◆ **Exercise goal**: Locate each line of the material that contains "nullptr", then return it.

◆ **Materials provided**:
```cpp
extern "C" int pinn_lambda_stage_run(int stage, unsigned flags, const float* d_x, const float* d_u, const float* d_y, const pinn_affine_t* aff,
                                     long long n_rows, double lr0, double gamma, int lr_step, int first_epoch, int n_iters, float* d_lambda,
                                     float* d_adam, float* d_loss, float* d_log, int log_every, double* d_sums, void* d_work, size_t work_bytes,
                                     void* stream) {
  if (stage < 0 || stage > PINN_STAGE_OXYGEN || !d_x || !aff || !d_lambda || !d_adam || n_rows <= 0 || n_rows > PINN_STAGE_RUN_MAX_ROWS ||
      n_iters < 0 || first_epoch < 0 || lr_step < 1)
    return PINN_E_ARG;
  if (flags != PINN_RES_V && flags != PINN_RES_T && flags != PINN_RES_H && flags != PINN_RES_O) return PINN_E_ARG;
  if ((flags & PINN_RES_V) && (!d_u || !d_y)) return PINN_E_ARG;
  if (d_log && log_every > 0 && first_epoch % log_every) return PINN_E_ARG;
  if (!d_work) return PINN_E_ARG;
  if (work_bytes < pinn_lambda_stage_workspace_bytes(n_rows)) return PINN_E_WORKSPACE;
  if (n_iters == 0) return PINN_OK;
  (void)hipGetLastError();
  AffineDev a;
  for (int c = 0; c < 8; ++c) { a.x_min[c] = aff->x_min[c]; a.x_scale[c] = aff->x_scale[c]; }
  a.y_min = aff->y_min; a.y_scale = aff->y_scale; a.vn_scale = aff->vn_scale; a.vn_min = aff->vn_min;
#define PINN_STAGE_LAUNCH(F)                                                                                                          \
  hipLaunchKernelGGL((stage_run_kernel<F>), dim3(1), dim3(kStageThreads), 0, (hipStream_t)stream, stage, d_x, d_u, d_y, a, n_rows, lr0, gamma, \
                     lr_step, first_epoch, n_iters, d_lambda, d_adam, d_loss, d_log, log_every, d_sums, (float*)d_work)
  if (flags == PINN_RES_V) PINN_STAGE_LAUNCH(PINN_RES_V);
  else if (flags == PINN_RES_T) PINN_STAGE_LAUNCH(PINN_RES_T);
  else if (flags == PINN_RES_H) PINN_STAGE_LAUNCH(PINN_RES_H);
  else PINN_STAGE_LAUNCH(PINN_RES_O);
#undef PINN_STAGE_LAUNCH
  hipError_t e = hipGetLastError();
  return e == hipSuccess ? PINN_OK : (int)e;
}

extern "C" int pinn_residuals_prepare(const float* d_x, const float* d_u, const float* d_y, const pinn_affine_t* aff,
                                      const float* d_lambda, unsigned flags, long long n_rows, float* d_cache, void* stream) {
  if (!d_x || !aff || !d_lambda || !d_cache || n_rows <= 0 || !one_stage_flag(flags)) return PINN_E_ARG;
  if ((flags & PINN_RES_V) && (!d_u || !d_y)) return PINN_E_ARG;
  (void)hipGetLastError();
  hipLaunchKernelGGL(stage_prepare_kernel, dim3(row_blocks(n_rows)), dim3(kThreads), 0, (hipStream_t)stream, d_x, d_u, d_y, affine_dev(aff),
                     d_lambda, flags, n_rows, d_cache);
  hipError_t e = hipGetLastError();
  return e == hipSuccess ? PINN_OK : (int)e;
}

extern "C" int pinn_residuals_cached(const float* d_cache, const pinn_affine_t* aff, const float* d_lambda, unsigned flags,
                                     long long n_rows, double* d_sums, void* d_work, size_t work_bytes, void* stream) {
  if (!d_cache || !aff || !d_lambda || !d_sums || n_rows <= 0 || !one_stage_flag(flags)) return PINN_E_ARG;
  if (!d_work) return PINN_E_ARG;
  if (work_bytes < pinn_residuals_workspace_bytes()) return PINN_E_WORKSPACE;
  (void)hipGetLastError();
  hipStream_t st = (hipStream_t)stream;
  const int blocks = row_blocks((n_rows + 1) / 2);
#define PINN_CACHED_LAUNCH(F)                                                                                                     \
  hipLaunchKernelGGL((residuals_cached_kernel<F>), dim3(blocks), dim3(kThreads), 0, st, d_cache, affine_dev(aff), d_lambda, n_rows, \
                     (double*)d_work)
  if (flags == PINN_RES_V) PINN_CACHED_LAUNCH(PINN_RES_V);
  else if (flags == PINN_RES_T) PINN_CACHED_LAUNCH(PINN_RES_T);
  else if (flags == PINN_RES_H) PINN_CACHED_LAUNCH(PINN_RES_H);
  else PINN_CACHED_LAUNCH(PINN_RES_O);
#undef PINN_CACHED_LAUNCH
  const SumRange live = live_sums(flags);
  hipLaunchKernelGGL(residuals_finalize, dim3(1), dim3(1024), 0, st, (const double*)d_work, blocks, live.lo, live.hi, d_sums);
  hipError_t e = hipGetLastError();
  return e == hipSuccess ? PINN_OK : (int)e;
}

extern "C" int pinn_net_f_t(const float* d_x, const float* d_u, const float* d_x_halo, const float* d_u_halo, const pinn_affine_t* aff,
                            const float* d_lambda, long long n_rows, float* d_f, float* d_t_pred, float* d_t_real, void* stream) {
  if (n_rows < 0 || !aff || !d_lambda || (n_rows > 0 && (!d_x || !d_f || !d_t_pred || !d_t_real))) return PINN_E_ARG;
  if (n_rows > 1 && !d_u) return PINN_E_ARG;
  if ((d_x_halo == nullptr) != (d_u_halo == nullptr)) return PINN_E_ARG;
  if (n_rows == 0) return PINN_OK;
  (void)hipGetLastError();
  AffineDev a;
  for (int c = 0; c < 8; ++c) { a.x_min[c] = aff->x_min[c]; a.x_scale[c] = aff->x_scale[c]; }
  a.y_min = aff->y_min; a.y_scale = aff->y_scale; a.vn_scale = aff->vn_scale; a.vn_min = aff->vn_min;
  long long want = (n_rows + kThreads - 1) / kThreads;
  const int blocks = (int)(want > kMaxBlocks ? kMaxBlocks : want);
  hipLaunchKernelGGL(net_f_T_kernel, dim3(blocks), dim3(kThreads), 0, (hipStream_t)stream, d_x, d_u, d_x_halo, d_u_halo, a, d_lambda, n_rows,
                     d_f, d_t_pred, d_t_real);
  hipError_t e = hipGetLastError();
  return e == hipSuccess ? PINN_OK : (int)e;
}

static bool misaligned16(const void* p) { return ((unsigned long long)(size_t)p & 15ull) != 0ull; }

extern "C" int pinn_residuals_backward(const float* d_x, const float* d_u, const pinn_affine_t* aff, const float* d_lambda, unsigned flags,
                                       long long n_rows, const float* d_g, long long ld, unsigned gmask, float* d_glambda, float* d_gu,
                                       float* d_gx, void* d_work, size_t work_bytes, void* stream) {
  if (n_rows < 0 || !aff || !d_lambda || !d_glambda || (flags & ~PINN_RES_ALL)) return PINN_E_ARG;
  if (gmask & ~grad_cols_of(flags)) return PINN_E_ARG;
  if (n_rows > 0 && (!d_x || misaligned16(d_x) || misaligned16(d_gx))) return PINN_E_ARG;
  if ((flags & PINN_RES_V) && n_rows > 0 && !d_u) return PINN_E_ARG;
  if (gmask && n_rows > 0 && (!d_g || ld < n_rows)) return PINN_E_ARG;
  if (!d_work) return PINN_E_ARG;
  if (work_bytes < pinn_residuals_workspace_bytes()) return PINN_E_WORKSPACE;
  hipStream_t st = (hipStream_t)stream;
  (void)hipGetLastError();
  const int blocks = row_blocks(n_rows);
  hipLaunchKernelGGL(residuals_backward_kernel, dim3(blocks), dim3(kThreads), 0, st, d_x, d_u, affine_dev(aff), d_lambda, flags, n_rows,
                     d_g, ld, gmask, d_gu, d_gx, (double*)d_work);
  hipLaunchKernelGGL(lambda_grad_finalize, dim3(1), dim3(1024), 0, st, (const double*)d_work, blocks, d_glambda);
  hipError_t e = hipGetLastError();
  return e == hipSuccess ? PINN_OK : (int)e;
}

extern "C" int pinn_net_f_t_backward(const float* d_x, const float* d_u, const float* d_x_halo, const float* d_u_halo,
                                     const pinn_affine_t* aff, const float* d_lambda, long long n_rows, const float* d_gf,
                                     const float* d_gt_pred, const float* d_gt_real, float* d_glambda, float* d_gu, float* d_gx,
                                     float* d_gx_halo, float* d_gu_halo, void* d_work, size_t work_bytes, void* stream) {
  if (n_rows < 0 || !aff || !d_lambda || !d_glambda) return PINN_E_ARG;
  if (n_rows > 0 && (!d_x || misaligned16(d_x) || misaligned16(d_gx))) return PINN_E_ARG;
  if (n_rows > 1 && !d_u) return PINN_E_ARG;
  if ((d_x_halo == nullptr) != (d_u_halo == nullptr) || misaligned16(d_x_halo) || misaligned16(d_gx_halo)) return PINN_E_ARG;
  if (!d_x_halo && (d_gx_halo || d_gu_halo)) return PINN_E_ARG;
  if (!d_work) return PINN_E_ARG;
  if (work_bytes < pinn_residuals_workspace_bytes()) return PINN_E_WORKSPACE;
  hipStream_t st = (hipStream_t)stream;
  (void)hipGetLastError();
  const int blocks = row_blocks(n_rows);
  hipLaunchKernelGGL(net_f_T_backward_kernel, dim3(blocks), dim3(kThreads), 0, st, d_x, d_u, d_x_halo, d_u_halo, affine_dev(aff), d_lambda,
                     n_rows, d_gf, d_gt_pred, d_gt_real, d_gu, d_gx, d_gx_halo, d_gu_halo, (double*)d_work);
  hipLaunchKernelGGL(lambda_grad_finalize, dim3(1), dim3(1024), 0, st, (const double*)d_work, blocks, d_glambda);
  hipError_t e = hipGetLastError();
  return e == hipSuccess ? PINN_OK : (int)e;
}
```

Baseline: 233.2 million samples/s.

## Fuse residual finalize into last-block reduction via two-level atomic tickets

Replaces the separate single-block finalize launch after each residual kernel with a last-block-done pattern. Each block publishes its partial sums, then draws a two-level atomic ticket, and the final block reduces all partials into the sums. Ticket slots are assigned per stream, with a fallback to the old two-launch path for graph capture, the per-thread stream or slot exhaustion. This removes one kernel launch and its gap per residual call, at the cost of atomics, an acquire fence and a serialized tail reduction on one block.

```diff
diff --git a/physics-informed-neural-network-for-explainable-fault-diagnosis-in-fuel-cells_amd/csrc/pinn_residuals.hip b/physics-informed-neural-network-for-explainable-fault-diagnosis-in-fuel-cells_amd/csrc/pinn_residuals.hip
--- a/physics-informed-neural-network-for-explainable-fault-diagnosis-in-fuel-cells_amd/csrc/pinn_residuals.hip
+++ b/physics-informed-neural-network-for-explainable-fault-diagnosis-in-fuel-cells_amd/csrc/pinn_residuals.hip
@@ -1,5 +1,7 @@
 #include <hip/hip_runtime.h>
 #include <math.h>
+#include <stdlib.h>
+#include <mutex>
 #include "../../include/pinn_hip.h"
 
 namespace {
@@ -191,9 +193,48 @@
                              : SumRange{0, PINN_NSUMS};
 }
 
+template <int kBlock>
+__device__ __forceinline__ void reduce_partials(const double* partials, int n_blocks, int s_lo, int s_hi, double* sums,
+                                                double (*red)[PINN_NSUMS + 1]) {
+  const int n_live = s_hi - s_lo;
+#pragma unroll 1
+  for (int p = threadIdx.x; p < 32 * n_live; p += kBlock) {
+    const int j = p / n_live, s = s_lo + (p - j * n_live);
+    double v[kMaxBlocks / 32];
+#pragma unroll
+    for (int k = 0; k < kMaxBlocks / 32; ++k) {
+      const int b = j + 32 * k;
+      const double x = partials[(long long)(b < n_blocks ? b : 0) * PINN_NSUMS + s];
+      v[k] = b < n_blocks ? x : 0.0;
+    }
+    double t = 0.0;
+#pragma unroll
+    for (int k = 0; k < kMaxBlocks / 32; ++k) t += v[k];
+    red[j][s] = t;
+  }
+  __syncthreads();
+  if (threadIdx.x < PINN_NSUMS) {
+    double r = 0.0;
+    if (threadIdx.x >= s_lo && threadIdx.x < s_hi) {
+#pragma unroll
+      for (int k = 0; k < 32; ++k) r += red[k][threadIdx.x];
+    }
+    sums[threadIdx.x] = r;
+  }
+}
+
+constexpr int kTicketSlots = 32;
+constexpr int kTicketFan = 32;
+constexpr int kTicketStride = 64;
+static_assert(kTicketFan * kTicketFan >= kMaxBlocks, "two levels cover the grid cap");
+__device__ unsigned g_tickets[kTicketSlots][kTicketFan + 1][kTicketStride];
+
 template <int kLo, int kHi, int kBlock>
-__device__ __forceinline__ void block_partials(const float (&acc)[PINN_NSUMS], double* __restrict__ partials) {
+__device__ __forceinline__ void block_partials(const float (&acc)[PINN_NSUMS], double* partials, int ticket, double* sums) {
+  static_assert(kHi - kLo <= 64, "one wave stores the partial row and draws the ticket");
   __shared__ double red[kBlock / 64][kHi - kLo];
+  __shared__ double red_all[32][PINN_NSUMS + 1];
+  __shared__ unsigned last;
   const int lane = threadIdx.x & 63, wave = threadIdx.x >> 6;
 #pragma unroll
   for (int s = kLo; s < kHi; ++s) {
@@ -205,15 +246,37 @@
     double t = 0.0;
 #pragma unroll
     for (int w = 0; w < kBlock / 64; ++w) t += red[w][threadIdx.x];
-    partials[(long long)blockIdx.x * PINN_NSUMS + kLo + threadIdx.x] = t;
-  }
+    __hip_atomic_store(reinterpret_cast<long long*>(partials) + (long long)blockIdx.x * PINN_NSUMS + kLo + threadIdx.x, __double_as_longlong(t),
+                       __ATOMIC_RELAXED, __HIP_MEMORY_SCOPE_AGENT);
+  }
+  if (ticket < 0) return;
+  asm volatile("s_waitcnt vmcnt(0)" ::: "memory");
+  if (threadIdx.x == 0) {
+    const unsigned grid = gridDim.x, g = blockIdx.x % kTicketFan;
+    unsigned* const word = &g_tickets[ticket][g][0];
+    bool is_last = __hip_atomic_fetch_add(word, 1u, __ATOMIC_RELAXED, __HIP_MEMORY_SCOPE_AGENT) == (grid - g + kTicketFan - 1) / kTicketFan - 1;
+    if (is_last) {
+      __hip_atomic_store(word, 0u, __ATOMIC_RELAXED, __HIP_MEMORY_SCOPE_AGENT);
+      unsigned* const top = &g_tickets[ticket][kTicketFan][0];
+      is_last = __hip_atomic_fetch_add(top, 1u, __ATOMIC_RELAXED, __HIP_MEMORY_SCOPE_AGENT) == (grid < kTicketFan ? grid : kTicketFan) - 1;
+      if (is_last) {
+        __hip_atomic_store(top, 0u, __ATOMIC_RELAXED, __HIP_MEMORY_SCOPE_AGENT);
+        __builtin_amdgcn_fence(__ATOMIC_ACQUIRE, "agent");
+        asm volatile("s_waitcnt vmcnt(0)" ::: "memory");
+      }
+    }
+    last = is_last;
+  }
+  __syncthreads();
+  if (!last) return;
+  reduce_partials<kBlock>(partials, (int)gridDim.x, kLo, kHi, sums, red_all);
 }
 
 template <bool kCols, unsigned kFlags>
 __global__ __launch_bounds__(kThreads) void residuals_kernel(
     const float* __restrict__ x, const float* __restrict__ u, const float* __restrict__ y, AffineDev aff,
     const float* __restrict__ lambdas, unsigned flags_rt, long long n_rows, float* __restrict__ cols, long long ld,
-    double* __restrict__ partials) {
+    double* partials, int ticket, double* sums) {
   const unsigned flags = kFlags ? kFlags : flags_rt;
   const LamDev L = load_lambdas(lambdas);
   float acc[PINN_NSUMS];
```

◆ **Solution for this task**:
  if ((d_x_halo == nullptr) != (d_u_halo == nullptr)) return PINN_E_ARG;
  if ((d_x_halo == nullptr) != (d_u_halo == nullptr) || misaligned16(d_x_halo) || misaligned16(d_gx_halo)) return PINN_E_ARG;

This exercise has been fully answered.